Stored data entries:

Content starts

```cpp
struct KArgs {
  int ncell;
// ... 115 lines not shown
    case K_SOLO: return {"solo", S_SOLO};
    case K_MIXED: return {"mixed", S_PAIR};
    case K_PAIR2: return {"pair2", S_PAIR2};
    case K_PAIR11: return {"pair11", S_PAIR11};
    case K_PAIR1: return {"pair1", S_PAIR1};
    default: return {"pair", S_PAIR};
  }
}

#define H9G_PAIR1_FRONT_MAX 512
inline Shape year_shape(int kind, size_t cells) {
  const Shape s = kind_info(kind).shape;
#if H9G_P1_FRONT
  if (s == S_PAIR1 && cells <= H9G_PAIR1_FRONT_MAX) return S_PAIR1F;
#endif
  return s;
}

template <int L, class G, int R, int C = H9G_PCPW, bool MON = false, bool FRONT = false, bool ET = false,
          bool DAY = false>
__device__ __forceinline__ void pair_body(const KArgs &a, const G &g, float *mon = nullptr, float *dayr = nullptr) {
  static_assert(!(MON && ET), "the ET kernels record months themselves");
  static_assert(!DAY || ET, "the day kernels are ET kernels");
  typedef PairStore<L, 2 * C, R, FRONT ? 1 : 0> PS;
  static_assert(!FRONT || C == 1, "the front wave serves a one-column wave");
  constexpr int NW = FRONT ? 1 : H9G_PWAVES;
  __shared__ uint64_t s_e2[32];
  __shared__ double s_l2[32];
  __shared__ float s_cell[NW][PS::ROWS * 2 * C];
  __shared__ float s_zt[zt_size<L>()];
  static_assert(sizeof(s_e2) + sizeof(s_l2) + sizeof(s_cell) + sizeof(s_zt) <= (size_t)PS::GBLOCK,
                "pair kernel LDS footprint exceeds the day-snapshot block");
  if (threadIdx.x == 0) fill_zt<L>(g, s_zt);
  load_tabs(s_e2, s_l2);
  const h9m::Tabs T = {s_e2, s_l2};
  const int wave = FRONT ? 0 : threadIdx.x >> 6, lane = threadIdx.x & 63;
  const bool front_wave = FRONT && __builtin_amdgcn_readfirstlane((int)(threadIdx.x >> 6)) != 0;
  const bool spare = lane >= 2 * C;
  if (spare && !PS::kSpare) return;
  const int h = lane & 1;
  const int slot0 = __builtin_amdgcn_readfirstlane(
      a.c0 + (int)(xcd_vwg(blockIdx.x, gridDim.x) * NW + wave) * C);
  const bool g2 = slot0 >= a.split;
  const int lim = g2 ? a.cend : a.bend;
  float *const st = g2 ? a.st2 : a.st;
  int *const err = g2 ? a.err2 : a.err;
  int *const hist = g2 ? nullptr : a.hist;
// ... 330 lines not shown
```

Baseline: 4.508 billion.

## Offload water-table recharge/drainage chain to the front wave in one-column pair kernel

Adds a ROLE_CHAIN side path in which the front wave, after its front work, runs the water-table recharge and subsurface-drainage chain. It reads the main wave's intermediate operands from LDS and writes back zwt, wa, drainage indices/amounts and error codes. The main wave (ROLE_MAINS) skips that chain, meets the front wave at an extra workgroup barrier, and applies the returned h2o adjustments when the column is not aquifer-bound. The aim is to take serial work off the main wave's critical path, at the cost of extra barriers, LDS rows and more code paths. Stamp reporting is also extended to show the new barrier and chain timings.

```diff
diff --git a/hybrid9_amd/csrc/h9g.hip b/hybrid9_amd/csrc/h9g.hip
--- a/hybrid9_amd/csrc/h9g.hip
+++ b/hybrid9_amd/csrc/h9g.hip
@@ -1055,10 +1055,19 @@
     if (shape_info(ctx->stamp_shape).front()) {
       std::vector<unsigned> fs(8 * nw);
       HIPCHK(hipMemcpy(fs.data(), ctx->d_stamps + 8 * ctx->stamp_blocks, sizeof(unsigned) * 8 * nw, hipMemcpyDeviceToHost));
-      double w = 0, f = 0;
-      for (size_t k = 0; k < nw; k++) { w += fs[8 * k]; f += fs[8 * k + 1]; }
-      fprintf(stderr, "h9g stamps, front waves (cycles/wave/substep): wait at barrier 1=%.0f front=%.0f\n", w / steps,
+      double w = 0, f = 0, w2 = 0, ch = 0, w3 = 0;
+      for (size_t k = 0; k < nw; k++) {
+        w += fs[8 * k];
+        f += fs[8 * k + 1];
+        w2 += fs[8 * k + 3] + fs[8 * k + 4];
+        ch += fs[8 * k + 5] + fs[8 * k + 6];
+        w3 += fs[8 * k + 7];
+      }
+      fprintf(stderr, "h9g stamps, front waves (cycles/wave/substep): wait at barrier 1=%.0f front=%.0f", w / steps,
               f / steps);
+      if (ch > 0)
+        fprintf(stderr, " wait at barrier 2=%.0f chain=%.0f wait at barrier 3=%.0f", w2 / steps, ch / steps, w3 / steps);
+      fprintf(stderr, "\n");
     }
     std::vector<double> wt(nw, 0.0);
     for (size_t w = 0; w < nw; w++)
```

Content ends

What you need to do – Each line of the data needs to be repeated exactly.

Solution to this problem –
```cpp
struct KArgs {
  int ncell;
// ... 115 lines not shown
    case K_SOLO: return {"solo", S_SOLO};
    case K_MIXED: return {"mixed", S_PAIR};
    case K_PAIR2: return {"pair2", S_PAIR2};
    case K_PAIR11: return {"pair11", S_PAIR11};
    case K_PAIR1: return {"pair1", S_PAIR1};
    default: return {"pair", S_PAIR};
  }
}

#define H9G_PAIR1_FRONT_MAX 512
inline Shape year_shape(int kind, size_t cells) {
  const Shape s = kind_info(kind).shape;
#if H9G_P1_FRONT
  if (s == S_PAIR1 && cells <= H9G_PAIR1_FRONT_MAX) return S_PAIR1F;
#endif
  return s;
}

template <int L, class G, int R, int C = H9G_PCPW, bool MON = false, bool FRONT = false, bool ET = false,
          bool DAY = false>
__device__ __forceinline__ void pair_body(const KArgs &a, const G &g, float *mon = nullptr, float *dayr = nullptr) {
  static_assert(!(MON && ET), "the ET kernels record months themselves");
  static_assert(!DAY || ET, "the day kernels are ET kernels");
  typedef PairStore<L, 2 * C, R, FRONT ? 1 : 0> PS;
  static_assert(!FRONT || C == 1, "the front wave serves a one-column wave");
  constexpr int NW = FRONT ? 1 : H9G_PWAVES;
  __shared__ uint64_t s_e2[32];
  __shared__ double s_l2[32];
  __shared__ float s_cell[NW][PS::ROWS * 2 * C];
  __shared__ float s_zt[zt_size<L>()];
  static_assert(sizeof(s_e2) + sizeof(s_l2) + sizeof(s_cell) + sizeof(s_zt) <= (size_t)PS::GBLOCK,
                "pair kernel LDS footprint exceeds the day-snapshot block");
  if (threadIdx.x == 0) fill_zt<L>(g, s_zt);
  load_tabs(s_e2, s_l2);
  const h9m::Tabs T = {s_e2, s_l2};
  const int wave = FRONT ? 0 : threadIdx.x >> 6, lane = threadIdx.x & 63;
  const bool front_wave = FRONT && __builtin_amdgcn_readfirstlane((int)(threadIdx.x >> 6)) != 0;
  const bool spare = lane >= 2 * C;
  if (spare && !PS::kSpare) return;
  const int h = lane & 1;
  const int slot0 = __builtin_amdgcn_readfirstlane(
      a.c0 + (int)(xcd_vwg(blockIdx.x, gridDim.x) * NW + wave) * C);
  const bool g2 = slot0 >= a.split;
  const int lim = g2 ? a.cend : a.bend;
  float *const st = g2 ? a.st2 : a.st;
  int *const err = g2 ? a.err2 : a.err;
  int *const hist = g2 ? nullptr : a.hist;
// ... 330 lines not shown
```

Baseline: 4.508 billion.

## Offload water-table recharge/drainage chain to the front wave in one-column pair kernel

Adds a ROLE_CHAIN side path in which the front wave, after its front work, runs the water-table recharge and subsurface-drainage chain. It reads the main wave's intermediate operands from LDS and writes back zwt, wa, drainage indices/amounts and error codes. The main wave (ROLE_MAINS) skips that chain, meets the front wave at an extra workgroup barrier, and applies the returned h2o adjustments when the column is not aquifer-bound. The aim is to take serial work off the main wave's critical path, at the cost of extra barriers, LDS rows and more code paths. Stamp reporting is also extended to show the new barrier and chain timings.

```diff
diff --git a/hybrid9_amd/csrc/h9g.hip b/hybrid9_amd/csrc/h9g.hip
--- a/hybrid9_amd/csrc/h9g.hip
+++ b/hybrid9_amd/csrc/h9g.hip
@@ -1055,10 +1055,19 @@
     if (shape_info(ctx->stamp_shape).front()) {
       std::vector<unsigned> fs(8 * nw);
       HIPCHK(hipMemcpy(fs.data(), ctx->d_stamps + 8 * ctx->stamp_blocks, sizeof(unsigned) * 8 * nw, hipMemcpyDeviceToHost));
-      double w = 0, f = 0;
-      for (size_t k = 0; k < nw; k++) { w += fs[8 * k]; f += fs[8 * k + 1]; }
-      fprintf(stderr, "h9g stamps, front waves (cycles/wave/substep): wait at barrier 1=%.0f front=%.0f\n", w / steps,
+      double w = 0, f = 0, w2 = 0, ch = 0, w3 = 0;
+      for (size_t k = 0; k < nw; k++) {
+        w += fs[8 * k];
+        f += fs[8 * k + 1];
+        w2 += fs[8 * k + 3] + fs[8 * k + 4];
+        ch += fs[8 * k + 5] + fs[8 * k + 6];
+        w3 += fs[8 * k + 7];
+      }
+      fprintf(stderr, "h9g stamps, front waves (cycles/wave/substep): wait at barrier 1=%.0f front=%.0f", w / steps,
               f / steps);
+      if (ch > 0)
+        fprintf(stderr, " wait at barrier 2=%.0f chain=%.0f wait at barrier 3=%.0f", w2 / steps, ch / steps, w3 / steps);
+      fprintf(stderr, "\n");
     }
     std::vector<double> wt(nw, 0.0);
     for (size_t w = 0; w < nw; w++)
```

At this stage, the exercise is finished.